- [Work item]:
Copy the listing exactly. Omit nothing.
(Records supplied Opens)
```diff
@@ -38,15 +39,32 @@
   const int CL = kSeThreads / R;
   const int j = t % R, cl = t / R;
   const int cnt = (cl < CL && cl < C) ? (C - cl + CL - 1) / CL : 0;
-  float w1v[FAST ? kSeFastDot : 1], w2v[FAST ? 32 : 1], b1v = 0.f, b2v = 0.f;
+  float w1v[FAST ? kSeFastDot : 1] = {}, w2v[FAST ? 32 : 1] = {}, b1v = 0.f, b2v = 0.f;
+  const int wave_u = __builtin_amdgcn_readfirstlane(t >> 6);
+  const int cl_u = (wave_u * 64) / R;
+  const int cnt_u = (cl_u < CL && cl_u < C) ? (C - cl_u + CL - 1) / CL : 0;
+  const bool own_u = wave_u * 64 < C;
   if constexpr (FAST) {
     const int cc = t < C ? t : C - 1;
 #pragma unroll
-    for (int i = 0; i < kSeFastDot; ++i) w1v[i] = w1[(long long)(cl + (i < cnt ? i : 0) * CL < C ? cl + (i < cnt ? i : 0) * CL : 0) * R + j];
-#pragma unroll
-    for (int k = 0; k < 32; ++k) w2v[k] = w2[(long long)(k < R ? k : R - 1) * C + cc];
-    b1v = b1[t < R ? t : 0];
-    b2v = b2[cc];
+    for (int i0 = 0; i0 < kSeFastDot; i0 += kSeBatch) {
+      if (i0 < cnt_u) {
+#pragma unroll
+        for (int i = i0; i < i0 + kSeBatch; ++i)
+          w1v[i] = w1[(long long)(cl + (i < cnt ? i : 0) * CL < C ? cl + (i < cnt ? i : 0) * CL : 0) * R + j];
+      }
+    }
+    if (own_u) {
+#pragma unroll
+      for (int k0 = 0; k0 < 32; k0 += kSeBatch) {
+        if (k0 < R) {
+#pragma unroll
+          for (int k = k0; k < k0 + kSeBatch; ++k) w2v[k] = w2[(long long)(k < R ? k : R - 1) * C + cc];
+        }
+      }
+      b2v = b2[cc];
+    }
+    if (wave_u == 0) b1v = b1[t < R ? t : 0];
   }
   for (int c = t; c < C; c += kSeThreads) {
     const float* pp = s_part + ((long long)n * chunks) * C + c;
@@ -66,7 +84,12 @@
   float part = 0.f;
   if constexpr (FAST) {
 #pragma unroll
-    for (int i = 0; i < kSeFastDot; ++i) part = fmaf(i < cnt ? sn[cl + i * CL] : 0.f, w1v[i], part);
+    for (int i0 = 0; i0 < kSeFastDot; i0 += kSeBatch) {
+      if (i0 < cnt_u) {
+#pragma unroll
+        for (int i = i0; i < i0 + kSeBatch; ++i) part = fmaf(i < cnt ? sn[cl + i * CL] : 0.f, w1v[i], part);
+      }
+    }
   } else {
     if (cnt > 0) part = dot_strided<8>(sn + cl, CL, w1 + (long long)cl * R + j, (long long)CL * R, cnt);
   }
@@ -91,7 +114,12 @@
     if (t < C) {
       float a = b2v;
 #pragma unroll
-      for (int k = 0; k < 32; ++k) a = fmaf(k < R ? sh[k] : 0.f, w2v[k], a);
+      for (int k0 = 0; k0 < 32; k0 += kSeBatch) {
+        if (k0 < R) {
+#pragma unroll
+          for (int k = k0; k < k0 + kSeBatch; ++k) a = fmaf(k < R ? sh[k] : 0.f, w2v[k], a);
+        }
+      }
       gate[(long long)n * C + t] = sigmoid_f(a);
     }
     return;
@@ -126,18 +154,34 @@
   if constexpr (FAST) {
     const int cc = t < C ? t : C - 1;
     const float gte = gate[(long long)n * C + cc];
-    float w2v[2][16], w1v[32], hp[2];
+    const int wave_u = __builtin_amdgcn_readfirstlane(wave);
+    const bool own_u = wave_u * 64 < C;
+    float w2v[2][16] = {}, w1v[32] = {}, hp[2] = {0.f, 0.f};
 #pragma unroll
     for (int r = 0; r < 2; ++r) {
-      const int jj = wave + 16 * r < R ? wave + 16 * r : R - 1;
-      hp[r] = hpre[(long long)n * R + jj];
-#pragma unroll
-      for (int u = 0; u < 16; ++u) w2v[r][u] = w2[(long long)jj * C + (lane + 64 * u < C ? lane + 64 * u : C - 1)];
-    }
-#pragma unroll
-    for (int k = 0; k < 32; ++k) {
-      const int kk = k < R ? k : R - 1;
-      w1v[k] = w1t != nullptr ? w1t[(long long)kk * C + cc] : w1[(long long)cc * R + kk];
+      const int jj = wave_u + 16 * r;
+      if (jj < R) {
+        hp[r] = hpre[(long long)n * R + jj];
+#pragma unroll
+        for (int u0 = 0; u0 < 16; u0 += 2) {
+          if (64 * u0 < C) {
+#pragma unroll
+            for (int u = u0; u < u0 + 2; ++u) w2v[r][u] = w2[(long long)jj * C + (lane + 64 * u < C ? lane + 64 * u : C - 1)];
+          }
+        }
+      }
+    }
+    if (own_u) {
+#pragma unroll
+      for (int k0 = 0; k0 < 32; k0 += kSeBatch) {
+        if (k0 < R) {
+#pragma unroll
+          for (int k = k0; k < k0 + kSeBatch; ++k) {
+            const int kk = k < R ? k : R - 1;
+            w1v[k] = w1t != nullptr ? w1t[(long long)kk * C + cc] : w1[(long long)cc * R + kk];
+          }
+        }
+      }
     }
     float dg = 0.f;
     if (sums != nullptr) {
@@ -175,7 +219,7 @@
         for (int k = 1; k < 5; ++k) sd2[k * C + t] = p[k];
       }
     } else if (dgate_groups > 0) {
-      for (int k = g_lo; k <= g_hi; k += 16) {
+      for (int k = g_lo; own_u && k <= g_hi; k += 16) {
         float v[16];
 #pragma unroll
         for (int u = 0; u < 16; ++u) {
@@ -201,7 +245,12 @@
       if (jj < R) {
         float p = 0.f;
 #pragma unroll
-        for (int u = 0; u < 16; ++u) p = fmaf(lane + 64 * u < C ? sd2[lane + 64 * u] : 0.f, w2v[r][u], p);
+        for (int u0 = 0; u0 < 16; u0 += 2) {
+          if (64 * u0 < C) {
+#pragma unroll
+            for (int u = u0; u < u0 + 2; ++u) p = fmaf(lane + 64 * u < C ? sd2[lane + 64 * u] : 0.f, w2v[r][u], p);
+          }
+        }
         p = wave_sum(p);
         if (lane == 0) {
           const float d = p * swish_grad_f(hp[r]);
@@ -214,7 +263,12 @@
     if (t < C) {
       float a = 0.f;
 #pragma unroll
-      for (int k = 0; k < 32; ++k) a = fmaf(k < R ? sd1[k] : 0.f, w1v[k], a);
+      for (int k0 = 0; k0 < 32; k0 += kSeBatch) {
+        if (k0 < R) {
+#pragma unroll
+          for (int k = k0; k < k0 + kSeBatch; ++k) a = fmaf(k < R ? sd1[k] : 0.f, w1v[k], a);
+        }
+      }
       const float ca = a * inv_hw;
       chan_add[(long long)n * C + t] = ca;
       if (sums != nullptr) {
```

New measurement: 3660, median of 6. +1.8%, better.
(Records supplied Closes)
- [Task output]:
```diff
@@ -38,15 +39,32 @@
   const int CL = kSeThreads / R;
   const int j = t % R, cl = t / R;
   const int cnt = (cl < CL && cl < C) ? (C - cl + CL - 1) / CL : 0;
-  float w1v[FAST ? kSeFastDot : 1], w2v[FAST ? 32 : 1], b1v = 0.f, b2v = 0.f;
+  float w1v[FAST ? kSeFastDot : 1] = {}, w2v[FAST ? 32 : 1] = {}, b1v = 0.f, b2v = 0.f;
+  const int wave_u = __builtin_amdgcn_readfirstlane(t >> 6);
+  const int cl_u = (wave_u * 64) / R;
+  const int cnt_u = (cl_u < CL && cl_u < C) ? (C - cl_u + CL - 1) / CL : 0;
+  const bool own_u = wave_u * 64 < C;
   if constexpr (FAST) {
     const int cc = t < C ? t : C - 1;
 #pragma unroll
-    for (int i = 0; i < kSeFastDot; ++i) w1v[i] = w1[(long long)(cl + (i < cnt ? i : 0) * CL < C ? cl + (i < cnt ? i : 0) * CL : 0) * R + j];
-#pragma unroll
-    for (int k = 0; k < 32; ++k) w2v[k] = w2[(long long)(k < R ? k : R - 1) * C + cc];
-    b1v = b1[t < R ? t : 0];
-    b2v = b2[cc];
+    for (int i0 = 0; i0 < kSeFastDot; i0 += kSeBatch) {
+      if (i0 < cnt_u) {
+#pragma unroll
+        for (int i = i0; i < i0 + kSeBatch; ++i)
+          w1v[i] = w1[(long long)(cl + (i < cnt ? i : 0) * CL < C ? cl + (i < cnt ? i : 0) * CL : 0) * R + j];
+      }
+    }
+    if (own_u) {
+#pragma unroll
+      for (int k0 = 0; k0 < 32; k0 += kSeBatch) {
+        if (k0 < R) {
+#pragma unroll
+          for (int k = k0; k < k0 + kSeBatch; ++k) w2v[k] = w2[(long long)(k < R ? k : R - 1) * C + cc];
+        }
+      }
+      b2v = b2[cc];
+    }
+    if (wave_u == 0) b1v = b1[t < R ? t : 0];
   }
   for (int c = t; c < C; c += kSeThreads) {
     const float* pp = s_part + ((long long)n * chunks) * C + c;
@@ -66,7 +84,12 @@
   float part = 0.f;
   if constexpr (FAST) {
 #pragma unroll
-    for (int i = 0; i < kSeFastDot; ++i) part = fmaf(i < cnt ? sn[cl + i * CL] : 0.f, w1v[i], part);
+    for (int i0 = 0; i0 < kSeFastDot; i0 += kSeBatch) {
+      if (i0 < cnt_u) {
+#pragma unroll
+        for (int i = i0; i < i0 + kSeBatch; ++i) part = fmaf(i < cnt ? sn[cl + i * CL] : 0.f, w1v[i], part);
+      }
+    }
   } else {
     if (cnt > 0) part = dot_strided<8>(sn + cl, CL, w1 + (long long)cl * R + j, (long long)CL * R, cnt);
   }
@@ -91,7 +114,12 @@
     if (t < C) {
       float a = b2v;
 #pragma unroll
-      for (int k = 0; k < 32; ++k) a = fmaf(k < R ? sh[k] : 0.f, w2v[k], a);
+      for (int k0 = 0; k0 < 32; k0 += kSeBatch) {
+        if (k0 < R) {
+#pragma unroll
+          for (int k = k0; k < k0 + kSeBatch; ++k) a = fmaf(k < R ? sh[k] : 0.f, w2v[k], a);
+        }
+      }
       gate[(long long)n * C + t] = sigmoid_f(a);
     }
     return;
@@ -126,18 +154,34 @@
   if constexpr (FAST) {
     const int cc = t < C ? t : C - 1;
     const float gte = gate[(long long)n * C + cc];
-    float w2v[2][16], w1v[32], hp[2];
+    const int wave_u = __builtin_amdgcn_readfirstlane(wave);
+    const bool own_u = wave_u * 64 < C;
+    float w2v[2][16] = {}, w1v[32] = {}, hp[2] = {0.f, 0.f};
 #pragma unroll
     for (int r = 0; r < 2; ++r) {
-      const int jj = wave + 16 * r < R ? wave + 16 * r : R - 1;
-      hp[r] = hpre[(long long)n * R + jj];
-#pragma unroll
-      for (int u = 0; u < 16; ++u) w2v[r][u] = w2[(long long)jj * C + (lane + 64 * u < C ? lane + 64 * u : C - 1)];
-    }
-#pragma unroll
-    for (int k = 0; k < 32; ++k) {
-      const int kk = k < R ? k : R - 1;
-      w1v[k] = w1t != nullptr ? w1t[(long long)kk * C + cc] : w1[(long long)cc * R + kk];
+      const int jj = wave_u + 16 * r;
+      if (jj < R) {
+        hp[r] = hpre[(long long)n * R + jj];
+#pragma unroll
+        for (int u0 = 0; u0 < 16; u0 += 2) {
+          if (64 * u0 < C) {
+#pragma unroll
+            for (int u = u0; u < u0 + 2; ++u) w2v[r][u] = w2[(long long)jj * C + (lane + 64 * u < C ? lane + 64 * u : C - 1)];
+          }
+        }
+      }
+    }
+    if (own_u) {
+#pragma unroll
+      for (int k0 = 0; k0 < 32; k0 += kSeBatch) {
+        if (k0 < R) {
+#pragma unroll
+          for (int k = k0; k < k0 + kSeBatch; ++k) {
+            const int kk = k < R ? k : R - 1;
+            w1v[k] = w1t != nullptr ? w1t[(long long)kk * C + cc] : w1[(long long)cc * R + kk];
+          }
+        }
+      }
     }
     float dg = 0.f;
     if (sums != nullptr) {
@@ -175,7 +219,7 @@
         for (int k = 1; k < 5; ++k) sd2[k * C + t] = p[k];
       }
     } else if (dgate_groups > 0) {
-      for (int k = g_lo; k <= g_hi; k += 16) {
+      for (int k = g_lo; own_u && k <= g_hi; k += 16) {
         float v[16];
 #pragma unroll
         for (int u = 0; u < 16; ++u) {
@@ -201,7 +245,12 @@
       if (jj < R) {
         float p = 0.f;
 #pragma unroll
-        for (int u = 0; u < 16; ++u) p = fmaf(lane + 64 * u < C ? sd2[lane + 64 * u] : 0.f, w2v[r][u], p);
+        for (int u0 = 0; u0 < 16; u0 += 2) {
+          if (64 * u0 < C) {
+#pragma unroll
+            for (int u = u0; u < u0 + 2; ++u) p = fmaf(lane + 64 * u < C ? sd2[lane + 64 * u] : 0.f, w2v[r][u], p);
+          }
+        }
         p = wave_sum(p);
         if (lane == 0) {
           const float d = p * swish_grad_f(hp[r]);
@@ -214,7 +263,12 @@
     if (t < C) {
       float a = 0.f;
 #pragma unroll
-      for (int k = 0; k < 32; ++k) a = fmaf(k < R ? sd1[k] : 0.f, w1v[k], a);
+      for (int k0 = 0; k0 < 32; k0 += kSeBatch) {
+        if (k0 < R) {
+#pragma unroll
+          for (int k = k0; k < k0 + kSeBatch; ++k) a = fmaf(k < R ? sd1[k] : 0.f, w1v[k], a);
+        }
+      }
       const float ca = a * inv_hw;
       chan_add[(long long)n * C + t] = ca;
       if (sums != nullptr) {
```

New measurement: 3660, median of 6. +1.8%, better.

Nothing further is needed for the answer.